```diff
         for (int j = i; j > 0 && lt(NIB(a, j), NIB(a, j - 1)); --j) { int x = NIB(a, j), y = NIB(a, j - 1); NIB_SET(a, j, y); NIB_SET(a, j - 1, x); }
 }
-__global__ void __launch_bounds__(64, LH_CHAIN_LANE_WAVES) k_chain_lane(DIndex ix, DOpts o, int n_reads, i64 pool_cap, const DSeed* __restrict__ seeds, const int32_t* __restrict__ s_rid,
+#ifdef LH_K3_PROF
+__device__ unsigned long long lh_k3_prof[2][64];
+#endif
+template <int MAXC>
+__global__ void __launch_bounds__(64, LH_CHAIN_LANE_WAVES(MAXC)) k_chain_lane(DIndex ix, DOpts o, int n_reads, i64 pool_cap, const DSeed* __restrict__ seeds, const int32_t* __restrict__ s_rid,
                                                     const int32_t* __restrict__ l_rep, DChain* __restrict__ chains, DSeed* __restrict__ cseeds, int32_t* __restrict__ n_chains,
                                                     int32_t* __restrict__ status, int32_t* __restrict__ list, int32_t* __restrict__ list_count, int32_t* __restrict__ srt,
                                                     i64* __restrict__ chain_rmax, DCounters* __restrict__ ctr, ExtArgs A, int fuse,
                                                     int32_t* __restrict__ next_count, int32_t* __restrict__ next_list, int32_t* __restrict__ next_key,
-                                                    int32_t* __restrict__ defer_count, int32_t* __restrict__ defer_list) {
+                                                    int32_t* __restrict__ defer_count, int32_t* __restrict__ defer_list,
+                                                    const int32_t* __restrict__ in_list, const int32_t* __restrict__ in_count, int32_t* __restrict__ more_list, int32_t* __restrict__ more_count) {
+    static_assert(MAXC >= 1 && MAXC <= 8, "chain ids in the eight nibbles of a register");
     const i64* __restrict__ seq_off = A.seq_off; const i64* __restrict__ seed_off = A.seed_off; int32_t* __restrict__ sdone = A.sdone;
-    __shared__ uint32_t cl[LH_CHAIN_LANE_MAXC * 8 * 64];
-    const int r = blockIdx.x * blockDim.x + threadIdx.x, lane = LANE();
-    int heavy = 0, ext_out = 0, ext_key = 0;
+    __shared__ uint32_t cl[MAXC * 8 * 64];
+    const int lane = LANE();
+    const int n_items = in_list ? *in_count : n_reads;
+    for (int i0 = blockIdx.x * 64; i0 < n_items; i0 += gridDim.x * 64) {
+    const int r = i0 + lane < n_items ? (in_list ? in_list[i0 + lane] : i0 + lane) : n_reads;
+    int heavy = 0, more = 0, ext_out = 0, ext_key = 0;
     u64 win = 0, cells = 0;
     int nch_done = 0;
     if (r < n_reads) {
         const i64 base = seed_off[r];
         const int S = (int)(seed_off[r + 1] - base);
         if (seed_off[r + 1] > pool_cap) { n_chains[r] = 0; A.n_regs[r] = 0; atomicOr(&status[r], LH_ST_POOL_OVERFLOW); }
-        else if (S > LH_CHAIN_LANE_MAX) heavy = 1;
+        else if (S > LH_CHAIN_LANE_MAX) {
+            heavy = 1;
+#ifdef LH_K3_PROF
+            atomicAdd(&lh_k3_prof[1][LH_CHAIN_LANE_MAX + 1], 1ull);
+#endif
+        }
         else {
             const int len = (int)(seq_off[r + 1] - seq_off[r]);
             const DSeed* sd_ = seeds + base;
@@ -104,7 +121,7 @@
                     to_add = (res == 0);
                 }
                 if (to_add) {
-                    if (nch == LH_CHAIN_LANE_MAXC) { heavy = 1; break; }
+                    if (nch == MAXC) { if (more_list) more = 1; else heavy = 1; break; }
                     const uint32_t lowm = lo ? (0xffffffffu >> (32 - (lo << 2))) : 0u;
                     od = (od & lowm) | ((uint32_t)nch << (lo << 2)) | ((lo < 7) ? ((od & ~lowm) << 4) : 0u);
                     CLW(nch, 0) = (uint32_t)(u64)p.rbeg; CLW(nch, 1) = (uint32_t)((u64)p.rbeg >> 32); CLW(nch, 2) = 0;
@@ -115,7 +132,7 @@
                     nch++;
                 }
             }
-            if (!heavy) {
+            if (!heavy && !more) {
             for (int k = 0; k < nch; ++k) {
                 const uint32_t w5 = CLW(k, 5), w6 = CLW(k, 6);
                 int wq = (int)(w5 >> 8), wr = (int)(w6 >> 8);
@@ -251,6 +268,9 @@
             }
             if (fuse) ext_out = ext_control<false>(ix, o, A, r, nullptr, lane, &ext_key, &cells);
             }
+#ifdef LH_K3_PROF
+            if (!more) { atomicAdd(&lh_k3_prof[0][heavy ? MAXC + 1 : nch], 1ull); atomicAdd(&lh_k3_prof[1][S], 1ull); }
+#endif
         }
     }
     ext_append(ext_out, r, ext_key, lane, next_count, next_list, next_key, defer_count, defer_list);
@@ -268,4 +288,12 @@
         basep = wave_readlane(basep, 0);
         if (heavy) list[basep + lanes_below(hm, lane)] = r;
     }
+    u64 mm = __ballot(more);
+    if (mm) {
+        int basep = 0;
+        if (lane == 0) basep = atomicAdd(more_count, (int32_t)__popcll(mm));
+        basep = wave_readlane(basep, 0);
+        if (more) more_list[basep + lanes_below(mm, lane)] = r;
+    }
+    }
 }
diff --git a/lariat_amd/csrc/k_extend2.h b/lariat_amd/csrc/k_extend2.h
--- a/lariat_amd/csrc/k_extend2.h
+++ b/lariat_amd/csrc/k_extend2.h
@@ -202,6 +202,7 @@
     int32_t kinds[3 * (LH_EXT_ROUNDS + 2)];
     int32_t wnext;
     int32_t wave_range[2], heavy_range[2], defer_range[2];
+    int32_t more_range[2];
 };
 __device__ __forceinline__ int lh_ext_job_key(int narrow, int qlen, int h0) {
     const int ql = 31 - (qlen >> 3 < 31 ? qlen >> 3 : 31), hh = 7 - (h0 < 16 ? 0 : h0 < 40 ? (h0 - 16) >> 2 : 6 + (h0 >= 80));
diff --git a/lariat_amd/csrc/lh_host.inc b/lariat_amd/csrc/lh_host.inc
--- a/lariat_amd/csrc/lh_host.inc
+++ b/lariat_amd/csrc/lh_host.inc
@@ -610,9 +610,30 @@
     {
         ExtArgs A = ext_args(c);
         const int fuse = (c->flags & LH_F_EXT_WAVE) ? 0 : 1;
-        LH_LAUNCH(k_chain_lane, (N + 63) / 64, 64, c->stream, ix, o, N, c->pool_cap, c->d_seeds, c->d_s_rid, c->d_l_rep, c->d_chains, c->d_cseeds, c->d_n_chains, c->d_status,
-                  c->d_aln_r, c->d_ext_jobs->wave_range + 1, c->d_srt, c->d_chain_rmax, c->d_ctr, A, fuse, c->d_ext_jobs->count + 1, c->d_ext_jlist, c->d_ext_jkey,
-                  c->d_ext_jobs->heavy_range + 1, c->d_ext_heavy);
+#define LH_K3_LANE(MAXC_, GRID_, IN_, IN_COUNT_, MORE_, MORE_COUNT_)                                                                                                  \
+        LH_LAUNCH((k_chain_lane<MAXC_>), GRID_, 64, c->stream, ix, o, N, c->pool_cap, c->d_seeds, c->d_s_rid, c->d_l_rep, c->d_chains, c->d_cseeds, c->d_n_chains, c->d_status, \
+                  c->d_aln_r, c->d_ext_jobs->wave_range + 1, c->d_srt, c->d_chain_rmax, c->d_ctr, A, fuse, c->d_ext_jobs->count + 1, c->d_ext_jlist, c->d_ext_jkey,       \
+                  c->d_ext_jobs->heavy_range + 1, c->d_ext_heavy, IN_, IN_COUNT_, MORE_, MORE_COUNT_)
+        if (LH_CHAIN_LANE_MAXC_SMALL < LH_CHAIN_LANE_MAXC) {
+            LH_K3_LANE(LH_CHAIN_LANE_MAXC_SMALL, (N + 63) / 64, (const int32_t*)nullptr, (const int32_t*)nullptr, c->d_aln_ci, c->d_ext_jobs->more_range + 1);
+            LH_K3_LANE(LH_CHAIN_LANE_MAXC, (N + 63) / 64 < 2048 ? (N + 63) / 64 : 2048, (const int32_t*)c->d_aln_ci, (const int32_t*)(c->d_ext_jobs->more_range + 1), (int32_t*)nullptr, (int32_t*)nullptr);
+        } else
+            LH_K3_LANE(LH_CHAIN_LANE_MAXC, (N + 63) / 64, (const int32_t*)nullptr, (const int32_t*)nullptr, (int32_t*)nullptr, (int32_t*)nullptr);
+#undef LH_K3_LANE
+#ifdef LH_K3_PROF
+        {
+            unsigned long long h[2][64];
+            HIPCHK(hipStreamSynchronize(c->stream));
+            HIPCHK(hipMemcpyFromSymbol(h, HIP_SYMBOL(lh_k3_prof), sizeof h));
+            std::string js = "{\"chains\": [";
+            for (int i = 0; i <= LH_CHAIN_LANE_MAXC + 1; ++i) js += std::string(i ? ", " : "") + std::to_string(h[0][i]);
+            js += "], \"seeds\": [";
+            for (int i = 0; i <= LH_CHAIN_LANE_MAX + 1; ++i) js += std::string(i ? ", " : "") + std::to_string(h[1][i]);
+            fprintf(stderr, "[lh] K3PROF %s]}\n", js.c_str());
+            memset(h, 0, sizeof h);
+            HIPCHK(hipMemcpyToSymbol(HIP_SYMBOL(lh_k3_prof), h, sizeof h));
+        }
+#endif
         const int32_t* wlist = c->d_aln_r;
         const int32_t* wcount = c->d_ext_jobs->wave_range + 1;
         if (!(c->flags & LH_F_CHAIN_WAVE)) {
```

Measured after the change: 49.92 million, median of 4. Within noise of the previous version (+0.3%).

::::

**What you should do**
Lines that include the word "cells" are to be extracted from the data above.

**Answer to this exercise**
     u64 win = 0, cells = 0;
             if (fuse) ext_out = ext_control<false>(ix, o, A, r, nullptr, lane, &ext_key, &cells);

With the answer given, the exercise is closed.